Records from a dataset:
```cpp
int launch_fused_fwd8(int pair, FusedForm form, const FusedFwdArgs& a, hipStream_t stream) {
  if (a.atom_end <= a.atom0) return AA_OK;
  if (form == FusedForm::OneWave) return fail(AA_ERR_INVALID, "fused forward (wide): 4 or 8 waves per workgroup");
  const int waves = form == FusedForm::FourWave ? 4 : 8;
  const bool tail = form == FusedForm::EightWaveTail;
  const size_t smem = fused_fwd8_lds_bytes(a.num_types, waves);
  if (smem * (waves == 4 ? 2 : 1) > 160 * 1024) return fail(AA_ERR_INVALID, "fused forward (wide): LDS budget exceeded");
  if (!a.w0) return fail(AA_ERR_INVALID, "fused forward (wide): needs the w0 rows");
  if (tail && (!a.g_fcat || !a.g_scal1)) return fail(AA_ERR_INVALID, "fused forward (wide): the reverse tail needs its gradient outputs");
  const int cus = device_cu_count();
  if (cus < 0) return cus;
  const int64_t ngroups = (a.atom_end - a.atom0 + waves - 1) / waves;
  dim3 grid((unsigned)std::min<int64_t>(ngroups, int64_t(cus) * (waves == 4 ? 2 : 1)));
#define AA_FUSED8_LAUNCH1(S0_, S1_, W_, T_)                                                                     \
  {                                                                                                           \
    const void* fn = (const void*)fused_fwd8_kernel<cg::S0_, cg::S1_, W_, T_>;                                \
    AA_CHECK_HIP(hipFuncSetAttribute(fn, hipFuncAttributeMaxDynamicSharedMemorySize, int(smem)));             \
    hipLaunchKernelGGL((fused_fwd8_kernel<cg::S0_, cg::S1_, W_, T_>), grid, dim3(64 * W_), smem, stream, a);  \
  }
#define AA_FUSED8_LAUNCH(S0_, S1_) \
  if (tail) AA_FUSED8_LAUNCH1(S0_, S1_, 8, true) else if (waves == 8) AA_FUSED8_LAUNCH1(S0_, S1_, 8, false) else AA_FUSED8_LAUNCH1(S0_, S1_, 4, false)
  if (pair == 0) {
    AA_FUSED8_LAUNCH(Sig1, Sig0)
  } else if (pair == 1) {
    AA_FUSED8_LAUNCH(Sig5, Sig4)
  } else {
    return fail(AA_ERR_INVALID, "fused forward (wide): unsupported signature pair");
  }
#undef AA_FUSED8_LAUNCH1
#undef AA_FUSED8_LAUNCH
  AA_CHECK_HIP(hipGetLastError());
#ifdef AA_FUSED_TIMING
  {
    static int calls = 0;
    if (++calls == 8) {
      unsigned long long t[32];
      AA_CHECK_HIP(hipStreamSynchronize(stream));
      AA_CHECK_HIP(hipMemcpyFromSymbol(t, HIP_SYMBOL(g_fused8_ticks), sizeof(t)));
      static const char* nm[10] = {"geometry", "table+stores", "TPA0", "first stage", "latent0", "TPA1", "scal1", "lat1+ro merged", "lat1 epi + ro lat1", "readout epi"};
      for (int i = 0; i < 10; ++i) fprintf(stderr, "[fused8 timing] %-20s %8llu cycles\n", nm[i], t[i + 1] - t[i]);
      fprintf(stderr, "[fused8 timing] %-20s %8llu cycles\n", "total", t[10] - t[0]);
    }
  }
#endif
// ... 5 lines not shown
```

- [Exercise objective]: What is the number of lines in the records that hold the word "static"? Answer with that number only.

- [Answer below]: 2